Qual papel da política para combater a intolerância religiosa?

 No contexto brasileiro atual, a religião é, muitas vezes, utilizada em propagandas políticas e como ferramenta política de convencimento, precisamos denunciar a instrumentalização política oportunista das religiões que nega o direito e engana com discursos que distorcem a noção de liberdade. O uso eleitoreiro da fé aumenta a intolerância religiosa, já que fortalece a padronização de discursos, de corpos e crenças.

 

E as redes sociais?

As redes sociais podem auxiliar com a vantagem de seu potencial no algoritmo alcançando um público que necessita de informação boa e com isto espalhar uma rede de tolerância com muito mais velocidade, mas infelizmente o maior número de denúncias vem justamente da internet em 2017 um aumento de 456% em um ano.

 

Como podemos contribuir para combater a intolerância religiosa?

A partir desta matéria no jornal já é uma forma para combatermos o preconceito. Lembrar no dia 21 de janeiro é mais um dia de luta onde à Iyalorixá Mãe Gilda morta em 1999 foi vítima de intolerância religiosa, e hoje é uma referência ao dia Mundial da Religião. Hoje já temos leis para garantir este direito no Brasil, mas infelizmente existe pessoas que não estão comprometidos com o respeito a liberdade crença e cultura de paz, sendo assim temos o Disque 100 (Serviço de denúncias e proteção contra violações de direitos humanos, que funciona 24 horas).

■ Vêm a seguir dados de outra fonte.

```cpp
template <int MT, int NCH, int RW, int EPI, bool NORM, bool COMB>
__global__ __launch_bounds__(256) void k_gemv1(const bf16_t* pW, const bf16_t* pW2, const float* px, const float* pgamma, const float* pepi,
                                                int pN, int pM, int pldx, int pldepi, int pnt, GemvArgs a) {
    constexpr int K = NCH * 512;
    const int lane = threadIdx.x & 63;
    const int wave = __builtin_amdgcn_readfirstlane(threadIdx.x >> 6);
    const int n0 = (blockIdx.x * 4 + wave) * RW;
    const int N = pN, M = pM;
    __shared__ float xs[COMB ? MT * K : 1];

    KP_MARK(30); KP_MARK(31);
    KP_MARK(8);
    uint4 w[RW][NCH], w2[RW][NCH];
#pragma unroll
    for (int r = 0; r < RW; ++r) {
        const int n = n0 + r < N ? n0 + r : N - 1;
#pragma unroll
        for (int c = 0; c < NCH; ++c) {
            w[r][c] = ldw_rt(pW + (size_t)n * K + c * 512 + lane * 8, pnt != 0);
            if (EPI == EPI_SWIGLU) w2[r][c] = ldw_rt(pW2 + (size_t)n * K + c * 512 + lane * 8, pnt != 0);
        }
    }
    __builtin_amdgcn_sched_barrier(0);
    float epi_in = 0.f;
    if (EPI == EPI_RESIDUAL || EPI == EPI_BIAS || EPI == EPI_BIAS_SILU) {
        if (lane < MT * RW) {
            const int m = lane / RW, n = n0 + lane % RW;
            if (m < M && n < N) epi_in = EPI == EPI_RESIDUAL ? pepi[(size_t)m * pldepi + n] : pepi[n];
        }
    }
    float xv[MT][NCH][8];
    if (COMB) {
        for (int k8 = threadIdx.x * 8; k8 < K; k8 += 2048) {
            const int head = k8 / a.pd, e0 = k8 % a.pd;
#pragma unroll
            for (int m = 0; m < MT; ++m) {
                if (m < M) {
                    const int bi = m / a.pn_new, inew = m % a.pn_new;
                    const int pos = (a.ppos_dev ? a.ppos_dev[a.pslot_offset + bi] : a.ppos_scalar) + inew;
                    int nact = pos / a.pchunk + 1;
                    if (nact > a.pS) nact = a.pS;
                    const size_t idx = ((size_t)m * a.pheads + head) * a.pS;
                    constexpr int CQ = 12;
                    float mx = -INFINITY, L = 0.f, O[8] = {0.f, 0.f, 0.f, 0.f, 0.f, 0.f, 0.f, 0.f};
                    for (int sp0 = 0; sp0 < nact; sp0 += CQ) {
                        float pmv[CQ], plv[CQ];
                        float4 o0[CQ], o1[CQ];
// ... 36 lines not shown
                xv[m][c][0] = x0.x; xv[m][c][1] = x0.y; xv[m][c][2] = x0.z; xv[m][c][3] = x0.w;
                xv[m][c][4] = x1.x; xv[m][c][5] = x1.y; xv[m][c][6] = x1.z; xv[m][c][7] = x1.w;
            }
    } else {
#pragma unroll
        for (int m = 0; m < MT; ++m)
#pragma unroll
            for (int c = 0; c < NCH; ++c) {
                const float* xr = px + (size_t)(m < M ? m : 0) * pldx + c * 512 + lane * 8;
                const float4 x0 = *reinterpret_cast<const float4*>(xr);
                const float4 x1 = *reinterpret_cast<const float4*>(xr + 4);
                xv[m][c][0] = x0.x; xv[m][c][1] = x0.y; xv[m][c][2] = x0.z; xv[m][c][3] = x0.w;
                xv[m][c][4] = x1.x; xv[m][c][5] = x1.y; xv[m][c][6] = x1.z; xv[m][c][7] = x1.w;
            }
    }
    float g[NORM ? NCH : 1][8];
    if (NORM) {
#pragma unroll
        for (int c = 0; c < NCH; ++c) {
            const float4 g0 = *reinterpret_cast<const float4*>(pgamma + c * 512 + lane * 8);
            const float4 g1 = *reinterpret_cast<const float4*>(pgamma + c * 512 + lane * 8 + 4);
            g[c][0] = g0.x; g[c][1] = g0.y; g[c][2] = g0.z; g[c][3] = g0.w; g[c][4] = g1.x; g[c][5] = g1.y; g[c][6] = g1.z; g[c][7] = g1.w;
        }
    }
    KP_MARK(9);
    __builtin_amdgcn_sched_barrier(0);
    if (NORM) {
#pragma unroll
        for (int m = 0; m < MT; ++m) {
            float ss = 0.f;
#pragma unroll
            for (int c = 0; c < NCH; ++c)
#pragma unroll
                for (int j = 0; j < 8; ++j) ss = fmaf(xv[m][c][j], xv[m][c][j], ss);
            ss = wave_sum(ss);
            const float inv = 1.0f / sqrtf(ss / (float)K + a.eps);
#pragma unroll
            for (int c = 0; c < NCH; ++c)
#pragma unroll
// ... 48 lines not shown
static int gemv1_rw(const GemvArgs& a) {
    int rw = a.N / 1024;
    if (rw < 1) rw = 1;
    if (rw > 4) rw = 4;
    if (a.epi == EPI_SWIGLU && rw > 3) rw = 3;
    if (a.K > 3072 && rw > 2) rw = 2;
    return rw;
}
bool gemv_fast_path(const GemvArgs& a) {
    if (a.M < 1 || a.M > 2) return false;
    if (a.K != 1024 && a.K != 2048 && a.K != 3072 && !(a.K == 6144 && a.M == 1)) return false;
    if (a.ldx % 4 != 0 && !a.po) return false;
    const bool norm = a.gamma != nullptr, comb = a.po != nullptr;
    if (comb && (norm || a.epi != EPI_RESIDUAL || a.pd % 8 != 0 || a.pheads * a.pd != a.K)) return false;
    if (norm && a.epi != EPI_STORE && a.epi != EPI_SWIGLU) return false;
    return true;
}

template <int MT, int NCH, int RW>
static void gemv1_launch(const GemvArgs& a, int grid, hipStream_t s) {
    const bool norm = a.gamma != nullptr, comb = a.po != nullptr;
#define Q3_G1(EPI, NORM, COMB) hipLaunchKernelGGL((k_gemv1<MT, NCH, RW, EPI, NORM, COMB>), dim3(grid), dim3(256), 0, s, a.W, a.W2, a.x, a.gamma, \
        (a.epi == EPI_RESIDUAL ? a.res : a.bias), a.N, a.M, a.ldx, a.ldres, (int)a.nt, a)
    if (comb) { Q3_G1(EPI_RESIDUAL, false, true); return; }
    switch (a.epi) {
    case EPI_STORE: if (norm) Q3_G1(EPI_STORE, true, false); else Q3_G1(EPI_STORE, false, false); break;
    case EPI_SWIGLU:
        if constexpr (RW <= 3) { if (norm) Q3_G1(EPI_SWIGLU, true, false); else Q3_G1(EPI_SWIGLU, false, false); }
        else throw Error("gemv: SwiGLU fast path takes at most 3 rows per wave");
        break;
    case EPI_RESIDUAL: Q3_G1(EPI_RESIDUAL, false, false); break;
    case EPI_BIAS: Q3_G1(EPI_BIAS, false, false); break;
    default: Q3_G1(EPI_BIAS_SILU, false, false); break;
    }
#undef Q3_G1
}
template <int MT, int NCH>
static void gemv1_rwsel(const GemvArgs& a, hipStream_t s) {
    const int rw = gemv1_rw(a);
    const int grid = (a.N + 4 * rw - 1) / (4 * rw);
    if (rw == 1) gemv1_launch<MT, NCH, 1>(a, grid, s);
    else if (rw == 2) gemv1_launch<MT, NCH, 2>(a, grid, s);
    else if constexpr (NCH <= 6) {
        if (rw == 3) gemv1_launch<MT, NCH, 3>(a, grid, s);
        else gemv1_launch<MT, NCH, 4>(a, grid, s);
    } else throw Error("gemv: K = 6144 fast path takes at most 2 rows per wave");
}
template <int MT>
static void gemv1_nch(const GemvArgs& a, hipStream_t s) {
    if (a.K == 1024) gemv1_rwsel<MT, 2>(a, s);
// ... 1366 lines not shown

void launch_cp_attn_oproj(const CpAttnOprojArgs& a, int n_new, hipStream_t s) {
    if (!cp_attn_oproj_ok(a, n_new)) throw Error("cp_attn_oproj: unsupported shape");
    const int U = a.base <= 4 ? 1 : (a.base <= 8 ? 2 : (a.base <= 12 ? 3 : 4));
    const dim3 grid((a.N + 3) / 4), block(1024);
#define Q3_CAO(NEW, UU) hipLaunchKernelGGL((k_cp_attn_oproj<NEW, UU>), grid, block, 0, s, a.W, a.qkv, (const float*)a.kc, (const float*)a.vc, (const float*)a.x, \
        a.rope_cos, a.rope_sin, (uint32_t)a.base | (uint32_t)a.page_tokens << 16, (uint32_t)a.N | (uint32_t)a.ldx << 16, a)
    if (n_new == 1) { if (U == 1) Q3_CAO(1, 1); else if (U == 2) Q3_CAO(1, 2); else if (U == 3) Q3_CAO(1, 3); else Q3_CAO(1, 4); }
    else { if (U == 1) Q3_CAO(2, 1); else if (U == 2) Q3_CAO(2, 2); else Q3_CAO(2, 3); }
#undef Q3_CAO
    Q3_HIP_CHECK(hipGetLastError());
}
bool cp_attn_oproj_ok(const CpAttnOprojArgs& a, int n_new) {
    return (n_new == 1 || (n_new == 2 && a.base <= 12)) && a.nq == 16 && a.nkv == 8 && a.d == 128 && a.K == 2048 && a.base >= 0 && a.base <= 16 &&
           a.base + n_new <= a.page_tokens && a.q_norm && a.k_norm && a.ld_qkv == 4096 && a.N >= 1 && a.N < 65536 && a.ldx < 65536 && a.page_tokens < 65536;
}

#define SAMP_MAXV 4096

static __device__ __forceinline__ uint64_t mix64(uint64_t z) {
    z += 0x9E3779B97F4A7C15ull;
    z = (z ^ (z >> 30)) * 0xBF58476D1CE4E5B9ull;
    z = (z ^ (z >> 27)) * 0x94D049BB133111EBull;
    return z ^ (z >> 31);
}
static __device__ __forceinline__ float rng_uniform_dev(uint64_t seed, uint32_t stream, uint32_t frame, uint32_t group) {
    uint64_t k = mix64(seed ^ mix64(((uint64_t)stream << 32) | frame));
    k = mix64(k + group);
    return (float)(k >> 40) * (1.0f / 16777216.0f);
}
// ... 635 lines not shown
```

### leaxer-qwen3-tts_amd/csrc/q3_engine.cpp

```cpp
#include "q3_engine.h"

#include <algorithm>
#include <atomic>
#include <cmath>
#include <cstdio>
#include <cstdlib>
#include <cstring>

namespace q3 {

static const int64_t TTS_BOS = 151672, TTS_EOS = 151673, TTS_PAD = 151671;
static const int64_t CODEC_BOS = 2149, CODEC_PAD = 2148, CODEC_THINK = 2154, CODEC_NOTHINK = 2155;
static const int64_t CODEC_THINK_BOS = 2156, CODEC_THINK_EOS = 2157, LANG_ENGLISH = 2050;
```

OUVIDORIA – Secretaria da Justiça e Cidadania de São Paulo https://www.ouvidoria.sp.gov.br/Portal/ComoPossoAjudar.aspx?cod_prestador=106

 

Educar as crianças e os jovens é primordial para um futuro sem preconceito, mas como lidar com a intolerância enraizada em outras gerações?

Educar em todos os espaços e valorizar a pluralidade religiosa e o reconhecimento e o respeito às diferenças. O Fórum tem realizado diversas ações em escolas de Limeira. No ano passado, realizamos projetos, workshops e apresentações de teatro englobando o racismo, preconceito e intolerância religiosa. Na ETEC Trajano, por exemplo, projetos desenvolvidos com alunos foram destaques na Febrace (Feira Brasileira de Ciências e Engenharias). A informação é um dos instrumentos mais importantes para combater a intolerância religiosa e o Fórum mantém frentes de caráter educativo muito atuantes para orientar e incentivar o respeito à diversidade religiosa. 

 

Muitas vezes o preconceito e a intolerância vêm de membros da própria família, como é possível lidar com esse tipo de situação?

É triste ainda ouvir que famílias que estão separadas, uma parte da família de uma religião A não conversa com parentes que são da religião B, infelizmente a intolerância religiosa desatou laços construídos por grandes momentos importantes.